| SUPPLIED RECORDS |
template <typename Pos, typename OutT>
__global__ __launch_bounds__(256) void seg_dw_fixup_kernel(const int32_t* __restrict__ tile_start, int B, int K, int M, int MC,
                                                          int G, int fix_blocks, const float* __restrict__ slabs,
                                                          OutT* __restrict__ out) {
  constexpr int NBT = Pos::kBlocks;
  const int lane = threadIdx.x & 63, wave = threadIdx.x >> 6;
  if ((int)blockIdx.x >= fix_blocks) {
    const int g = (int)blockIdx.x - fix_blocks;
    if (tile_start[g + 1] != tile_start[g]) return;
    OutT* base = out + (int64_t)g * K * M;
    for (int i = threadIdx.x; i < K * M; i += 256) dw_put(base + i, 0.0f);
    return;
  }
  const int ncol = M / MC;
  const int v = (int)blockIdx.x * 4 + wave;
  const int m = v / (4 * NBT), piece = v - m * (4 * NBT);
  const int bt = piece >> 2, q = piece & 3;
  const int bx = m / ncol, by = m - bx * ncol;
  const int total = tile_start[B];
  const int t_beg = (int)((int64_t)bx * total / G), t_end = (int)((int64_t)(bx + 1) * total / G);
  if (t_beg >= t_end) return;
  int lo = 0, hi = B;
  while (hi - lo > 1) {
    const int mid = (lo + hi) >> 1;
    if (tile_start[mid] <= t_end - 1) lo = mid; else hi = mid;
  }
  const int u0 = tile_start[lo], u1 = tile_start[lo + 1];
  if (!(u1 > t_end && u0 >= t_beg)) return;
  const dwf4 s = dw_chain_sum(slabs, (int64_t)NBT * kDwBlockFloats, ncol, bx, by, G, total, u1, bt, q, lane);
  dw_quarter_to_out<Pos>(out + (int64_t)lo * K * M + by * MC, M, K, MC, bt, q, s, lane);
}

__host__ __device__ inline int64_t dw_describe(DwGroup& d, const char* x, const char* dy, int64_t rows, int64_t, int64_t, int,
                                               int64_t, int, int) {
  d.x = reinterpret_cast<const uint16_t*>(x);
  d.dy = reinterpret_cast<const uint16_t*>(dy);
  d.rows = rows;
  return 1;
}
__host__ __device__ inline int64_t dw_describe(DwGenGroup& d, const char* x, const char* dy, int64_t rows, int64_t k, int64_t m,
                                               int elt, int64_t acc_off, int kb, int mb) {
  auto mn = [](int a, int b) { return a < b ? a : b; };
  d.x = x;
  d.dy = dy;
  d.rows = rows;
  d.acc_off = acc_off;
  d.k = (int32_t)k;
  d.m = (int32_t)m;
  d.lx = (int16_t)mn(gen_log2_align((uint64_t)x), gen_log2_align((uint64_t)(k * elt)));
  d.ly = (int16_t)mn(gen_log2_align((uint64_t)dy), gen_log2_align((uint64_t)(m * elt)));
  d.nkb = (int16_t)((k + kb - 1) / kb);
  d.nmb = (int16_t)((m + mb - 1) / mb);
  return (int64_t)d.nkb * d.nmb;
}

template <typename Desc>
__global__ void dw_plan_kernel(const int64_t* __restrict__ ptr, int64_t B, const char* X, const char* dY, int64_t K, int64_t M,
                               int elt, int kb, int mb, Desc* __restrict__ groups, int32_t* __restrict__ tile_start) {
  __shared__ int64_t part[256];
  const int tid = threadIdx.x;
  const int64_t per = (B + 255) / 256;
  const int64_t beg = min((int64_t)tid * per, B), end = min(beg + per, B);
  Desc d;
  const int64_t blocks = dw_describe(d, X, dY, 0, K, M, elt, 0, kb, mb);
  int64_t t = 0;
  for (int64_t b = beg; b < end; ++b) {
    const int64_t r = ptr[b + 1] - ptr[b];
    t += r > 0 ? (r + kTile - 1) / kTile * blocks : 0;
  }
  part[tid] = t;
  __syncthreads();
  if (tid == 0) {
    int64_t acc = 0;
    for (int i = 0; i < 256; ++i) {
      const int64_t v = part[i];
      part[i] = acc;
      acc += v;
    }
    tile_start[B] = (int32_t)acc;
  }
  __syncthreads();
  t = part[tid];
  for (int64_t b = beg; b < end; ++b) {
    tile_start[b] = (int32_t)t;
    const int64_t p0 = ptr[b];
    const int64_t r = ptr[b + 1] - p0;
    dw_describe(d, X + p0 * K * elt, dY + p0 * M * elt, r > 0 ? r : 0, K, M, elt, b * K * M, kb, mb);
    groups[b] = d;
    t += r > 0 ? (r + kTile - 1) / kTile * blocks : 0;
  }
}

enum class DwFamily {
  kUnsupported,
  kInvalid,
  kGen,
  kSeg,
  kWide256,
};
struct DwRoute {
  DwFamily family;
  int K = 0, MC = 0;
};

inline bool dw_dtype_ok(int dtype) { return dtype == PYG_F32 || dtype == PYG_BF16 || dtype == PYG_F16; }
inline int dw_elt(int dtype) { return dtype == PYG_F32 ? 4 : 2; }
inline DwRoute dw_gen_route(int dtype) { return {DwFamily::kGen, kDwGenKB, dw_gen_mb(dw_elt(dtype))}; }

DwRoute choose_dw_route(int dtype, int64_t K, int64_t M, bool uniform, unsigned misalign) {
  if (!dw_dtype_ok(dtype)) return {DwFamily::kUnsupported};
  if (misalign % dw_elt(dtype) != 0) return {DwFamily::kInvalid};
  if (!uniform || misalign % 16 != 0 || !((K == 64 || K == 128 || K == 256) && M > 0 && M % 64 == 0)) {
    if (K >= (1LL << 21) || M >= (1LL << 21) || K * M >= (1LL << 28)) return {DwFamily::kUnsupported};
    return dw_gen_route(dtype);
  }
  if (dtype != PYG_F32 && K == 256 && M % 256 == 0) return {DwFamily::kWide256, 256, 256};
  return {DwFamily::kSeg, (int)K, K == 256 || M % 128 != 0 ? 64 : 128};
}

inline unsigned dw_misalign(uintptr_t operands, const void* out, int elt) {
  return (unsigned)((operands & 15) | ((uintptr_t)out & (uintptr_t)(elt - 1)));
}

const char* dw_route_name(int dtype, DwRoute r) {
  thread_local char name[32];
  const char* t = dtype == PYG_BF16 ? "bf16" : dtype == PYG_F16 ? "f16" : "f32";
  switch (r.family) {
    case DwFamily::kUnsupported: return "unsupported";
    case DwFamily::kInvalid: return "invalid";
    case DwFamily::kGen: return "gen";
    case DwFamily::kSeg: snprintf(name, sizeof(name), "seg_%s_k%d_mc%d", t, r.K, r.MC); break;
    case DwFamily::kWide256: snprintf(name, sizeof(name), "wide256_%s", t); break;
  }
  return name;
}

int dw_route_check(const char* op, DwRoute r, int64_t K, int64_t M) {
  if (r.family == DwFamily::kInvalid) return fail(PYG_HIP_ERR_INVALID, "%s: operands must be element-aligned", op);
  if (r.family == DwFamily::kUnsupported)
    return fail(PYG_HIP_ERR_UNSUPPORTED, "%s: K x M = %lld x %lld is beyond the kernel's 32-bit offsets", op, (long long)K,
                (long long)M);
  if (r.family == DwFamily::kGen)
    PYG_HIP_REQUIRE((K + r.K - 1) / r.K < 32768 && (M + r.MC - 1) / r.MC < 32768, "%s: K / M too large", op);
  return PYG_HIP_OK;
}

inline int64_t dw_ncol(DwRoute r, int64_t M) { return r.family == DwFamily::kGen ? 1 : M / r.MC; }
inline int64_t dw_grid_x(int64_t tiles_upper, int64_t ncol) {
  int64_t gx = std::max<int64_t>(1, std::min<int64_t>(tiles_upper, device_info().num_cus / ncol));
  if (ncol > 1) gx = (gx + 7) / 8 * 8;
  return gx;
}
inline size_t dw_slab_bytes(DwRoute r, int64_t M) {
  const int64_t ncol = dw_ncol(r, M);
  return (size_t)(dw_grid_x(INT64_MAX, ncol) * ncol) * 2 * (size_t)r.K * (size_t)r.MC * sizeof(float);
}

struct DwWorkspace {
  int64_t* ptr_copy;
  void* descs;
  int32_t* tile_start;
  float* slabs;
  size_t plan_bytes;
  size_t bytes;
};

DwWorkspace carve_dw(void* ws, int64_t B, size_t desc_size, size_t slab_bytes) {
  DwWorkspace w;
  size_t off = 0;
  auto take = [&](size_t bytes, size_t align) {
    void* p = reinterpret_cast<void*>(reinterpret_cast<uintptr_t>(ws) + off);
    off += align_up(bytes, align);
    return p;
  };
  w.ptr_copy = static_cast<int64_t*>(take(sizeof(int64_t) * (size_t)(B + 1), 256));
  w.descs = take(desc_size * (size_t)std::max<int64_t>(B, 1), 256);
  w.tile_start = static_cast<int32_t*>(take(sizeof(int32_t) * (size_t)(B + 1), 256));
  w.plan_bytes = off - (size_t)(static_cast<char*>(w.descs) - static_cast<char*>(ws));
  w.slabs = static_cast<float*>(take(slab_bytes, 1));
  w.bytes = off;
  return w;
}
DwWorkspace carve_dw(void* ws, int64_t B, DwRoute r, int64_t M) {
  return carve_dw(ws, B, r.family == DwFamily::kGen ? sizeof(DwGenGroup) : sizeof(DwGroup), dw_slab_bytes(r, M));
}

size_t dw_workspace_bytes(int64_t B, int64_t K, int64_t M, bool uniform) {
  size_t need = 0;
  for (int dtype : {PYG_BF16, PYG_F32}) {
    need = std::max(need, carve_dw(nullptr, B, dw_gen_route(dtype), M).bytes);
    const DwRoute r = choose_dw_route(dtype, K, M, uniform, 0);
    if (r.family == DwFamily::kSeg || r.family == DwFamily::kWide256) need = std::max(need, carve_dw(nullptr, B, r, M).bytes);
  }
  return need;
}

struct DwLaunch {
  const DwGroup* groups;
  const int32_t* tile_start;
  int64_t B, M;
  int64_t gx;
  float* slabs;
  void* out;
  hipStream_t stream;
};

template <typename Pos, typename OutT>
int launch_fixup(const DwLaunch& a, int K, int MC, OutT* out) {
  const int64_t ncol = a.M / MC;
  const int64_t fix_blocks = a.gx * ncol * Pos::kBlocks;
  hipLaunchKernelGGL((seg_dw_fixup_kernel<Pos, OutT>), dim3((unsigned)(fix_blocks + a.B)), dim3(256), 0, a.stream, a.tile_start,
                     (int)a.B, K, (int)a.M, MC, (int)a.gx, (int)fix_blocks, a.slabs, out);
  PYG_HIP_CHECK(hipGetLastError());
  return PYG_HIP_OK;
}

template <typename Tag, int K, int MC>
int launch_dw(const DwLaunch& a) {
  using OutT = typename OutOf<Tag>::type;
  OutT* out = static_cast<OutT*>(a.out);
  constexpr int lds = 4 * 32 * (pitch_bytes(K) + pitch_bytes(MC));
  static_assert(lds >= (K / 32) * (MC / 32) * 4096, "the combine area must fit the row images");
  const void* kern = reinterpret_cast<const void*>(&seg_dw_kernel<Tag, K, MC>);
  if (int rc_ = ensure_dynamic_lds(kern, lds)) return rc_;
  hipLaunchKernelGGL((seg_dw_kernel<Tag, K, MC>), dim3((unsigned)(a.gx * (a.M / MC))), dim3(256), lds, a.stream, a.groups,
                     a.tile_start, (int)a.B, (int)a.M, a.slabs, out);
  PYG_HIP_CHECK(hipGetLastError());
  return launch_fixup<DwPosRows<K / 32, MC / 32>, OutT>(a, K, MC, out);
}

template <typename Tag>
int launch_dw_wide256(const DwLaunch& a) {
  using OutT = typename OutOf<Tag>::type;
  OutT* out = static_cast<OutT*>(a.out);
  constexpr int lds = 2 * 32 * (pitch_bytes(256) + pitch_bytes(256)) + 4 * 16384;
  const void* kern = reinterpret_cast<const void*>(&seg_dw_wide256_kernel<Tag>);
  if (int rc_ = ensure_dynamic_lds(kern, lds)) return rc_;
  hipLaunchKernelGGL((seg_dw_wide256_kernel<Tag>), dim3((unsigned)(a.gx * (a.M / 256))), dim3(256), lds, a.stream, a.groups,
                     a.tile_start, (int)a.B, (int)a.M, a.slabs, out);
  PYG_HIP_CHECK(hipGetLastError());
  return launch_fixup<DwPosWide, OutT>(a, 256, 256, out);
}

template <int K, int MC>
int launch_dw_f32(const DwLaunch& a) {
  float* out = static_cast<float*>(a.out);
  constexpr int lds = (K / 32) * (MC / 32) * 4096;
  const void* kern = reinterpret_cast<const void*>(&seg_dw_f32_kernel<K, MC>);
  if (int rc_ = ensure_dynamic_lds(kern, lds)) return rc_;
  hipLaunchKernelGGL((seg_dw_f32_kernel<K, MC>), dim3((unsigned)(a.gx * (a.M / MC))), dim3(256), lds, a.stream, a.groups,
                     a.tile_start, (int)a.B, (int)a.M, a.slabs, out);
  PYG_HIP_CHECK(hipGetLastError());
  return launch_fixup<DwPosF32<K / 32, MC / 32>, float>(a, K, MC, out);
}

| YOUR GOAL |
All that is needed is the exact run of lines above from the line containing "if (r.family == DwFamily::kInvalid)" through the line containing "inline int64_t dw_ncol(DwRoute", both of them included.

| ANSWER |
  if (r.family == DwFamily::kInvalid) return fail(PYG_HIP_ERR_INVALID, "%s: operands must be element-aligned", op);
  if (r.family == DwFamily::kUnsupported)
    return fail(PYG_HIP_ERR_UNSUPPORTED, "%s: K x M = %lld x %lld is beyond the kernel's 32-bit offsets", op, (long long)K,
                (long long)M);
  if (r.family == DwFamily::kGen)
    PYG_HIP_REQUIRE((K + r.K - 1) / r.K < 32768 && (M + r.MC - 1) / r.MC < 32768, "%s: K / M too large", op);
  return PYG_HIP_OK;
}

inline int64_t dw_ncol(DwRoute r, int64_t M) { return r.family == DwFamily::kGen ? 1 : M / r.MC; }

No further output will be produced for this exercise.